From cells to the cosmos: the research campaigns already underway on Aurora

Collage of Aurora science campaign images

Throughout the process of stress-testing, stabilizing, and optimizing the U.S. Department of Energy’s (DOE) Argonne National Laboratory’s Aurora exascale supercomputer for full deployment, research teams have been working to develop and optimize codes for use on the system. 

A wide range of programming models, languages, and applications are already running well on Aurora, representing a diversity of disciplines and research methods, from leading-edge brain science and drug discovery to next-generation fusion and particle physics simulations. These projects are offering a glimpse at the supercomputer’s vast capabilities.

Housed at the Argonne Leadership Computing Facility (ALCF), a DOE Office of Science user facility at Argonne, Aurora is one of the fastest supercomputers in the world. The system was built in partnership with Intel and Hewlett Packard Enterprise (HPE). 

Below we take a look at some of the early research campaigns being carried out on the system.

AI-Guided Brain Mapping: Large-Scale Connectomics

The structure of the human brain is enormously complex and not well understood. Its 80 billion neurons, each connected to as many as 10,000 other neurons, support activities from sustaining vital life processes to defining who we are. From high-resolution electron microscopy images of brain tissue, computer vision, and machine learning techniques operating at exascale can reveal the morphology and connectivity of neurons in brain tissue samples, helping to advance our understanding of the structure and function of mammalian brains.

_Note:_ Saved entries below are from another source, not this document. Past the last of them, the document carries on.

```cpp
struct DevScene {
    const uint8_t* density;
    uint32_t nx, ny, nz;
    float fnx, fny, fnz;
    float size[3], half_size[3], inv_size[3];
    float len2size;
    float density_factor, inv_max_density, g;
    float dir_light_dir[3], dir_light_strength;
    float point_light_pos[3], point_light_strength, point_light_color[3];
    const float* env;
    uint32_t env_w, env_h;
    float env_strength;
    const uint32_t* occ_bits;
    uint32_t occ_shift, occ_gx, occ_gy, occ_words;
};
constexpr uint32_t kOccMaxWords = 2048;

struct DevCamera {
    float m[16];
    float pos[3];
};

struct DevFrame {
    float random[4];
    uint32_t w, h;
    uint32_t x_offset, x_stride;
    uint32_t x_block_log2;
    float inv_gw, inv_gh;
    const uint32_t* tile_mask;
    uint32_t flight_mode, flight_n;
    uint32_t flight_list[8];
    const uint32_t* flight_bits;
    const uint32_t* tile_order;
    uint32_t* tile_cost;
    uint32_t tile_cost_keep;
    uint32_t hot_front, hot_n;
    uint32_t hot[8];
    uint32_t* live_list;
    uint32_t* live_count;
    uint32_t raise_priority;
    uint32_t camera_priority_low;
    uint32_t skip_dead_queries;
};
constexpr uint32_t kOrderSlotMask = 0x00ffffffu;

struct DevProjView {
    float m[16];
};

struct TrainGrid {
    uint32_t tw, th, x_dist, y_dist, spp, ray_length, ring_size;
};

void launch_gen_rays(const DevScene& sc, const DevCamera& cam, const DevFrame& fr, uint32_t primary_ray_length,
                     float primary_ray_prob, float* primary, float* info, float* origin, float* dir, float* infer_in,
                     unsigned long long* fetch_counter, const TrainGrid& tg, bool full_vertex_images, hipStream_t s);

void launch_query_layout(const DevFrame& fr, uint32_t floats_per_query, const float* tiled, float* linear, hipStream_t s,
                         const float* info = nullptr);
uint32_t query_count(uint32_t w, uint32_t h);
struct BoxList {
    const float* boxes;
    uint32_t n_host;
    const uint32_t* n_dev;
    uint32_t grid;
};
void launch_tile_mask(const BoxList& b, const DevProjView& pv, const DevFrame& fr, uint32_t* mask, hipStream_t s);
uint32_t tile_mask_words(uint32_t w, uint32_t h);
void launch_tile_mask_tiles(const BoxList& b, const DevProjView& pv, const DevFrame& fr, void* rects, uint32_t* mask, hipStream_t s);

struct VolumeRebuild {
    uint8_t* density;
    uint32_t* occ_bits;
    float* boxes;
    uint32_t* n_boxes;
    uint32_t nx, ny, nz;
    uint32_t occ_shift, occ_gx, occ_gy, occ_gz, occ_words;
    double lo[3], vs[3];
};
uint32_t volume_box_capacity(uint32_t nx, uint32_t ny, uint32_t nz);
size_t volume_scratch_bytes(uint32_t nx, uint32_t ny, uint32_t nz);
void launch_volume_rebuild(const void* src, int format, const VolumeRebuild& v, void* scratch, hipStream_t s);
size_t volume_brick_index_bytes(uint32_t nx, uint32_t ny, uint32_t nz);
void launch_volume_rebuild_bricks(const int32_t* origins, const void* bricks, uint32_t n_bricks, int format, const VolumeRebuild& v, void* scratch,
                                  uint32_t* brick_index, hipStream_t s);
void launch_volume_quantize(const float* src, uint8_t* dst, size_t n, hipStream_t s);
void launch_volume_rebuild_lerp(const uint8_t* key_a, const uint8_t* key_b, uint32_t W, const VolumeRebuild& v, void* scratch, hipStream_t s);
constexpr uint32_t kFlightStates = 1u << 23;
void launch_flight_table(float* table, hipStream_t s);
void launch_flight_select(const float* table, float lambda, uint32_t* count_and_list, uint32_t* bits, hipStream_t s);
uint32_t camera_slots(uint32_t w, uint32_t h);
void launch_tile_order(const uint32_t* cost, uint32_t n_slots, uint32_t* order, uint32_t w, hipStream_t s, uint32_t xcd_window = 0, uint32_t workgroups_in_front = 0);

void launch_mc_render(const DevScene& sc, const DevCamera& cam, const DevFrame& fr, uint32_t path_length,
                      float blend_factor, float* out_rgba, float* info, unsigned long long* fetch_counter, hipStream_t s);

void launch_prep_train(const DevScene& sc, const DevFrame& fr, const TrainGrid& tg, const float* info,
                       const float* origin, const float* dir, uint32_t* ring, uint32_t* scratch, float* train_in,
                       float* train_target, hipStream_t s, float* start = nullptr, float* tail_query = nullptr, float* tail_rec = nullptr);
void launch_train_trace(const DevScene& sc, const DevFrame& fr, const TrainGrid& tg, const float* start, float* train_target, hipStream_t s,
                        float* tail_query = nullptr, float* tail_rec = nullptr);
void launch_self_train_combine(uint32_t T, uint32_t spp, const float* tail_rec, const float* tail_y, float* train_target, hipStream_t s);
bool train_paths_are_long(const TrainGrid& tg);

void integrator_set_wave_priority_raise(int on);
void launch_composite(const DevFrame& fr, uint32_t show_nrc, float blend_factor, const float* primary,
                      const float* info, const float* infer_out, float* out_rgba, hipStream_t s, uint32_t* live_count_reset = nullptr);

void launch_compare(const float* ref_rgba, const float* own_rgba, uint32_t n_pixels, double* d_scratch, float* d_result5,
                    hipStream_t s);

void launch_compare_sharded_1(const float* ref_rgba, const float* own_rgba, uint32_t n_pixels, double* d_scratch, hipStream_t s);
void launch_compare_sharded_2(const float* ref_rgba, const float* own_rgba, uint32_t n_pixels, double* d_scratch, hipStream_t s);
void launch_compare_sharded_3(double* d_scratch, float* d_result5, hipStream_t s);
void launch_pad_columns(const float* local, uint32_t lw, uint32_t h, uint32_t max_lw, float* padded, hipStream_t s);
void launch_assemble_columns(const float* gathered, uint32_t world, uint32_t block_log2, uint32_t gw, uint32_t h, uint32_t max_lw, float* out,
                             hipStream_t s);
void launch_test_math(int fn, const float* a, const float* b, uint32_t n, float* out, float* out2, hipStream_t s);
void launch_test_rng(float u, float v, const float* frame_random4, uint32_t n, float* out, hipStream_t s);

}
```

Before: 9126.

With the arrival of Aurora, scientists are leveraging innovations in imaging, supercomputing and artificial intelligence to advance connectomics research, which is focused on mapping the neural connections in the brain. The team’s techniques will enable computing to scale from cubic millimeters of brain tissue today, to a cubic centimeter whole mouse brain, and to larger volumes of brain tissue in the future.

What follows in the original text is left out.